San Francisco Mayor Dodges Suit Over Removal of ‘Racist’ Billboards
by NICHOLAS IOVINOSAN FRANCISCO (CN) — San Francisco Mayor London Breed cannot be sued for allegedly pressuring advertising firms to pull a political rival’s billboards that were denounced as racist by the mayor and several other elected officials, a federal judge ruled Tuesday.
Failed mayoral candidate Ellen Zhou sued Mayor Breed and two billboard advertising firms — Clear Channel Outdoor LLC and OutFront Media — in November last year, after the companies took down two of her campaign billboards.
One of the mega-sized ads depicted Mayor Breed, who is black, reclining in a red dress with her feet propped up on a desk lined with stacks of cash and holding a wad of money in one hand and a cigar in the other. Another billboard showed Breed driving a red bus with the text “Werewolves of London Tours” near cars with smashed windows.

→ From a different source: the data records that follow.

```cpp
int signal_launch(csm_ctx* ctx, const char* who, const double* P, int64_t T_d, int64_t N,
                  const int64_t* month_start, int32_t T_m, int32_t max_month_days, int32_t J,
                  int32_t skip, double* PM, double* R, double* M, double* NR, const double* carry,
                  const double* next_pm, double* carry_out, bool sh, uint16_t* ids,
                  const HaloArgs* halo) {
  int r = prep(ctx);
  if (r) return r;
  if (sh && (!PM || !carry_out || T_m < 1))
    return set_err(ctx, CSM_E_INVAL, "%s: a shard pass needs PM and state, and at least one month",
                   who);
  if (!P || !month_start || !M || !NR || N <= 0 || T_d < 0 || T_m < 0 || J < 1 || skip < 0 ||
      J + skip > 256 || max_month_days < 1)
    return set_err(ctx, CSM_E_INVAL, "%s: bad arguments (N=%lld T_m=%d J=%d skip=%d)", who,
                   (long long)N, T_m, J, skip);
  if (max_month_days > 32)
    return set_err(ctx, CSM_E_INVAL, "%s: months longer than 32 days are not supported "
                   "(use csm_month_end + csm_momentum)", who);
  if (T_m == 0) return CSM_OK;
  if (T_d == 0)
    return set_err(ctx, CSM_E_INVAL, "%s: %d months and no day row", who, T_m);
  const int W = J + skip;
  const bool can2 = (N % 2 == 0) && aligned16(P) && (!PM || aligned16(PM)) && aligned16(M) &&
                    aligned16(NR) && (!R || aligned16(R));
  const int vec = (g_tune_signal_vec == 1 || !can2) ? 1 : 2;
  const size_t tlds = (size_t)(W + TAIL_U) * 128 * sizeof(double) + (size_t)2 * TAIL_U * 128 * sizeof(uint16_t);
  int tail = (!sh && !halo && can2 && tlds <= 160 * 1024) ? g_tune_signal_tail : 0;
  if (tail == 2 && N < (int64_t)SIGNAL_BWF_MIN_N) tail = 1;
  int probe_ = tail == 2;
  if (tail != 0) {
    const bool d23 = max_month_days <= 23, j12 = J == 12;
    const void* fn =
        d23 ? (j12 ? (const void*)k_signal_tail<23, 2, 12> : (const void*)k_signal_tail<23, 2, 0>)
            : (j12 ? (const void*)k_signal_tail<32, 2, 12> : (const void*)k_signal_tail<32, 2, 0>);
    if (tlds > 65536)
      HIP_CHECK(ctx, hipFuncSetAttribute(fn, hipFuncAttributeMaxDynamicSharedMemorySize, (int)tlds));
    const unsigned blocks = (unsigned)((N + 127) / 128);
    int T_m_ = T_m, J_ = J, skip_ = skip;
    int64_t N_ = N, T_d_ = T_d;
    void* args[] = {(void*)&P, (void*)&month_start, &T_m_, &N_, &J_, &skip_, (void*)&PM, (void*)&R,
                    (void*)&M, (void*)&NR, (void*)&carry, (void*)&next_pm, (void*)&carry_out, &T_d_,
                    (void*)&ids, &probe_};
    HIP_CHECK(ctx, hipLaunchKernel(fn, dim3(blocks), dim3(128), args, tlds, ctx->stream));
    LAUNCH_CHECK(ctx, who);
    if (tail == 1) return CSM_OK;
  }
  const bool fits4 = vec == 2 && max_month_days <= 23 && N * 8 * 32 < ((int64_t)1 << 31);
  const bool wide4 = fits4 && (g_tune_signal_bwf == 4 ||
                               (g_tune_signal_bwf == 0 && N >= (int64_t)SIGNAL_BWF_MIN_N));
  const int bw = wide4 ? 4 : 1;
  const size_t lds = (size_t)W * 64 * vec * bw * sizeof(double) +
                     (sh ? (size_t)3 * 64 * vec * bw * sizeof(int) : 0) +
                     (halo ? (size_t)HALO_BATCH * 64 * vec * bw * sizeof(double) +
                             (size_t)bw * HALO_BATCH * 128 * sizeof(uint16_t) : 0);
  const unsigned blocks = (unsigned)((N / vec + 64 * bw - 1) / (64 * bw));
  const void* fn = nullptr;
#define SIG1(V, SH_)                                                                            \
  (max_month_days <= 23 && V == 2 ? (const void*)k_signal<23, V, 4, 1, SH_, false>              \
   : max_month_days <= 24         ? (const void*)k_signal<24, V, 4, 1, SH_, false>              \
                                  : (const void*)k_signal<32, V, 4, 1, SH_, false>)
  const bool j12 = sh && J == 12 && g_tune_signal_j12;
  if (halo && !(sh && wide4))
    return set_err(ctx, CSM_E_INVAL, "%s: the fused halo prologue runs in the wide shard kernel "
                   "(even N >= %d, months of <= 23 days); use csm_shard_halo + "
                   "csm_signal_shard_halo", who, SIGNAL_BWF_MIN_N);
  if (halo)
    fn = j12 ? (const void*)k_signal<23, 2, 2, 4, true, true, 12, true>
             : (const void*)k_signal<23, 2, 2, 4, true, true, 0, true>;
  else if (wide4 && j12)
    fn = (const void*)k_signal<23, 2, 2, 4, true, true, 12>;
  else if (wide4)
    fn = sh ? (const void*)k_signal<23, 2, 2, 4, true, true> : (const void*)k_signal<23, 2, 2, 4, false, true>;
  else if (vec == 2)
    fn = sh ? SIG1(2, true) : SIG1(2, false);
  else
    fn = sh ? SIG1(1, true) : SIG1(1, false);
#undef SIG1
  if (lds > 65536)
    HIP_CHECK(ctx, hipFuncSetAttribute(fn, hipFuncAttributeMaxDynamicSharedMemorySize, (int)lds));
  {
    int T_m_ = T_m, J_ = J, skip_ = skip;
    int64_t N_ = N, T_d_ = T_d;
    HaloArgs ha = halo ? *halo : HaloArgs{0, 0, 0, 0, nullptr};
    void* args[] = {(void*)&P, (void*)&month_start, &T_m_, &N_, &J_, &skip_, (void*)&PM, (void*)&R,
                    (void*)&M, (void*)&NR, (void*)&carry, (void*)&next_pm, (void*)&carry_out, &T_d_,
                    (void*)&ids, (void*)&ha, &probe_};
    HIP_CHECK(ctx, hipLaunchKernel(fn, dim3(blocks), dim3(64 * bw), args, lds, ctx->stream));
  }
  LAUNCH_CHECK(ctx, who);
  return CSM_OK;
}

extern "C" {

int csm_signal(csm_ctx* ctx, const double* P, int64_t T_d, int64_t N, const int64_t* month_start,
               int32_t T_m, int32_t max_month_days, int32_t J, int32_t skip, double* PM, double* R,
               double* M, double* NR, const double* carry, const double* next_pm,
               double* carry_out) {
  return signal_launch(ctx, "csm_signal", P, T_d, N, month_start, T_m, max_month_days, J,
                       skip, PM, R, M, NR, carry, next_pm, carry_out);
}

int csm_signal_ids(csm_ctx* ctx, const double* P, int64_t T_d, int64_t N,
                   const int64_t* month_start, int32_t T_m, int32_t max_month_days,
                   int32_t min_month_days, int32_t J, int32_t skip, double* PM, double* R,
                   double* M, double* NR, uint16_t* ids) {
  if (!ids || (N % 4) != 0 || ((uintptr_t)ids & 7u) != 0)
    return set_err(ctx, CSM_E_INVAL, "csm_signal_ids: ids must be non-NULL and 8-B aligned, N %% 4 == 0 "
                   "(N=%lld)", (long long)N);
  (void)min_month_days;
  return signal_launch(ctx, "csm_signal_ids", P, T_d, N, month_start, T_m, max_month_days, J,
                       skip, PM, R, M, NR, nullptr, nullptr, nullptr, false, ids);
}

int csm_signal_shard(csm_ctx* ctx, const double* P, int64_t T_d, int64_t N,
                     const int64_t* month_start, int32_t T_m, int32_t max_month_days, int32_t J,
                     int32_t skip, double* PM, double* R, double* M, double* NR, double* state) {
  return signal_launch(ctx, "csm_signal_shard", P, T_d, N, month_start, T_m,
                       max_month_days, J, skip, PM, R, M, NR, nullptr, nullptr, state, true);
}

int csm_signal_shard_ids(csm_ctx* ctx, const double* P, int64_t T_d, int64_t N,
                         const int64_t* month_start, int32_t T_m, int32_t max_month_days,
                         int32_t J, int32_t skip, double* PM, double* R, double* M, double* NR,
                         double* state, uint16_t* ids) {
  if (!ids || (N % 4) != 0 || ((uintptr_t)ids & 7u) != 0)
    return set_err(ctx, CSM_E_INVAL, "csm_signal_shard_ids: needs ids, N %% 4 == 0, 8-B aligned ids");
  return signal_launch(ctx, "csm_signal_shard_ids", P, T_d, N, month_start, T_m,
                       max_month_days, J, skip, PM, R, M, NR, nullptr, nullptr, state, true, ids);
}

int csm_signal_halo(csm_ctx* ctx, const double* P, int64_t T_d, int64_t N,
                    const int64_t* month_start, int32_t H, int32_t T_m, int32_t F, int32_t before,
                    int32_t after, int32_t max_month_days, int32_t J, int32_t skip, double* PM,
                    double* R, double* M, double* NR, double* state, uint16_t* ids,
                    uint8_t* flags) {
  if (!flags || H < 0 || F < 0 || F > 8 || J + skip > 64)
    return set_err(ctx, CSM_E_INVAL, "csm_signal_halo: bad arguments (flags [N], H >= 0, "
                   "0 <= F <= 8, J + skip <= 64)");
  if (ids && ((N % 4) != 0 || ((uintptr_t)ids & 7u) != 0))
    return set_err(ctx, CSM_E_INVAL, "csm_signal_halo: ids need N %% 4 == 0, 8-B alignment");
  const HaloArgs ha{H, F, before ? 1 : 0, after ? 1 : 0, flags};
  return signal_launch(ctx, "csm_signal_halo", P, T_d, N, month_start, T_m, max_month_days, J,
                       skip, PM, R, M, NR, nullptr, nullptr, state, true, ids, &ha);
}

int csm_signal_shard_halo(csm_ctx* ctx, const double* P, int64_t T_d, int64_t N,
                          const int64_t* month_start, int32_t T_m, int32_t max_month_days,
                          int32_t J, int32_t skip, const double* carry, const double* next_pm,
                          double* PM, double* R, double* M, double* NR, double* state,
                          uint16_t* ids) {
  if (!carry || !next_pm)
    return set_err(ctx, CSM_E_INVAL, "csm_signal_shard_halo: needs the halo's carry and next_pm");
  if (ids && ((N % 4) != 0 || ((uintptr_t)ids & 7u) != 0))
    return set_err(ctx, CSM_E_INVAL, "csm_signal_shard_halo: ids need N %% 4 == 0, 8-B alignment");
  return signal_launch(ctx, "csm_signal_shard_halo", P, T_d, N, month_start, T_m, max_month_days,
                       J, skip, PM, R, M, NR, carry, next_pm, state, true, ids);
}

}
```

Measured before the change: 823.2 billion.

## Split signal tail kernel into producer loader waves and consumer scanner waves

The tail kernel now uses separate wave roles. Loader waves gather each month's last-valid prices into a double-buffered LDS staging area. Scanner waves then run the momentum scan on the previous batch, with block-level barriers handing each batch from loaders to scanners, so the gather latency overlaps the scan work. Day indices are narrowed to 32-bit, and a waves-per-EU occupancy hint is added. This costs twice the staging LDS, more threads per block and a __syncthreads per batch, and adds a guard that T_d fits in 32 bits.

```diff
diff --git a/cross-sectional-momentum-strategy-replication-backtesting-framework_amd/csrc/signal.hip b/cross-sectional-momentum-strategy-replication-backtesting-framework_amd/csrc/signal.hip
--- a/cross-sectional-momentum-strategy-replication-backtesting-framework_amd/csrc/signal.hip
+++ b/cross-sectional-momentum-strategy-replication-backtesting-framework_amd/csrc/signal.hip
@@ -297,46 +297,87 @@
 
 #define TAIL_U 8
 #define TAIL_BACK 3
-
-template <int MAXD, int BW, int JC>
-__global__ __launch_bounds__(64 * BW) void k_signal_tail(
+constexpr int TAIL_NS = 2;
+constexpr int TAIL_NL = 2;
+constexpr int TAIL_CPL = 1;
+constexpr int tail_waves_per_simd(int nw) { return nw == 4 ? 4 : 3; }
+
+template <int MAXD, int NS, int NL, int CPL, int JC>
+__global__ __launch_bounds__(64 * (NS + NL))
+__attribute__((amdgpu_waves_per_eu(tail_waves_per_simd(NS + NL)))) void k_signal_tail(
     const double* __restrict__ P, const int64_t* __restrict__ month_start, int T_m, int64_t N,
     int J, int skip, double* __restrict__ PMo, double* __restrict__ R, double* __restrict__ M,
     double* __restrict__ NR, const double* __restrict__ carry, const double* __restrict__ next_pm,
     double* __restrict__ carry_out, int64_t T_d, uint16_t* __restrict__ IDS,
     int probe) {
+  static_assert(NS % NL == 0 && (CPL == 1 || CPL == 2), "whole 64-column groups per loader wave");
   if (probe && !tail_probe(P, month_start, T_m, N, T_d)) return;
   extern __shared__ __attribute__((aligned(16))) double ring_lds[];
-  constexpr int U = TAIL_U, RS = 64 * BW, WA = 64;
+  constexpr int U = TAIL_U, RS = 64 * NS, CW = RS / NL, CP = CW / 64;
+  static_assert(U * CW <= 65536, "list items are 16-bit");
   const int W = J + skip;
-  const int tid = threadIdx.x, lane = tid & 63, wv = tid >> 6;
-  const int64_t a0 = (int64_t)blockIdx.x * RS + tid;
-  const bool live = a0 < N;
-  const int64_t as = live ? a0 : 0;
-  const int64_t aw = a0 - lane;
+  const int tid = threadIdx.x, lane = tid & 63;
+  const int wv = __builtin_amdgcn_readfirstlane(tid >> 6);
+  const bool scanner = wv < NS;
+  const int nbat = (T_m + U - 1) / U;
   const int64_t* ms = month_start;
   double* hp = ring_lds + (size_t)W * RS;
-  double* hpw = hp + WA * wv;
-  uint16_t* wl = reinterpret_cast<uint16_t*>(hp + U * RS) + wv * (2 * U * WA);
-  uint16_t* wl2 = wl + U * WA;
-  ScanLane sl;
-  scan_init(sl, ring_lds + tid, RS, W, carry, N, a0, live);
-  if (aw >= N) return;
-
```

Breed told ABC7 News in October last year that the billboard featuring wads of cash was hurtful and disrespectful, adding that San Francisco is “no place” for “that kind of divisiveness.” Several elected officials, including Assemblyman David Chiu and Malia Cohen, a former San Francisco supervisor and now member of a state board that oversees taxes and fee collection, also condemned the ad as racist, sexist and offensive at a press conference this past October.
At the time, Zhou defended the billboards as calling attention to San Francisco’s homeless problem and a perceived misuse of taxpayer money. She said in a statement that Breed was playing the “race card” to “bully a small, immigrant Chinese woman.”
Zhou is a social worker and member of the National Rifle Association who also stirred controversy last year when she encouraged members of the Chinese community to start carrying guns amid a spate of crimes targeting older Chinese people.
Breed, a Democrat, easily won re-election last November with more than 125,000 San Franciscans, or 70.6%, voting for her. Zhou, a Republican in an extremely left-leaning city, came in a distant second with over 24,600 votes, or 13.9%.
Zhou argued in her lawsuit that Breed used her government position to “pressure and encourage” advertising firms to remove her billboards and suppress her speech.
In a 13-page ruling, U.S. District Judge William H. Orrick III rejected that theory. He cited a 1984 Third Circuit decision, R.C. Maxwell Co. v. New Hope, which found a town government’s letter urging a landlord to take down billboards was not coercive.
“The landlord’s ‘nebulous desire’ to stay in the town council’s good graces was not enough to give rise to a constitutional claim,” Orrick wrote.
Zhou failed to show Breed provided “such significant encouragement” that the billboard companies’ decisions to pull the ads were “effectively government decisions,” Orrick concluded.
“No one threatened legal action or any other negative ramifications to encourage removal of the billboards,” Orrick wrote.
The judge also refused to accept another theory — that the city’s power to regulate the companies and “substantial revenue” earned from business with the city provides another basis for pressuring them to do the government’s bidding.
Orrick said the Supreme Court made clear in several decisions, including the 1974 case Jackson v. Metro Edison Co., that regulation alone does not transform a private action into a state action.
“The generally applicable regulations that plaintiffs refer to are a far cry from allegations that could establish that the decisions to take down the billboards were effectively the state’s,” Orrick wrote.
He also dismissed Zhou’s breach of contract claim against Clear Channel because the company’s agreement with her clearly stated it could remove advertisements “for any reason or no reason at any time.”
Zhou’s attorneys had asked for permission to amend the complaint with a new claim — breach of the implied covenant of good faith and fair dealing. However, because the contract unambiguously gives Clear Channel the right to pull ads, Orrick found “doing so could not have been a breach.”
Orrick dismissed the lawsuit in its entirety with prejudice and ordered Zhou to pay Breed’s legal fees as required under California’s anti-SLAPP law. That statute aims to deter lawsuits that go after people for speech protected by the First Amendment. Orrick found Breed’s criticism of the billboards was a protected form of speech. He ordered Zhou to pay $22,200 for Breed’s legal fees.
Reached by email, San Francisco City Attorney’s Office spokesman John Coté said the city is happy with the ruling.
“This lawsuit was baseless from the start,” Coté said. “We’re pleased the court dismissed it.”
Neither Zhou’s campaign nor her attorneys, Steven Clifford Bailey of Ramona, California, and Robert Evan Williams of San Diego, returned emails requesting comment by press time.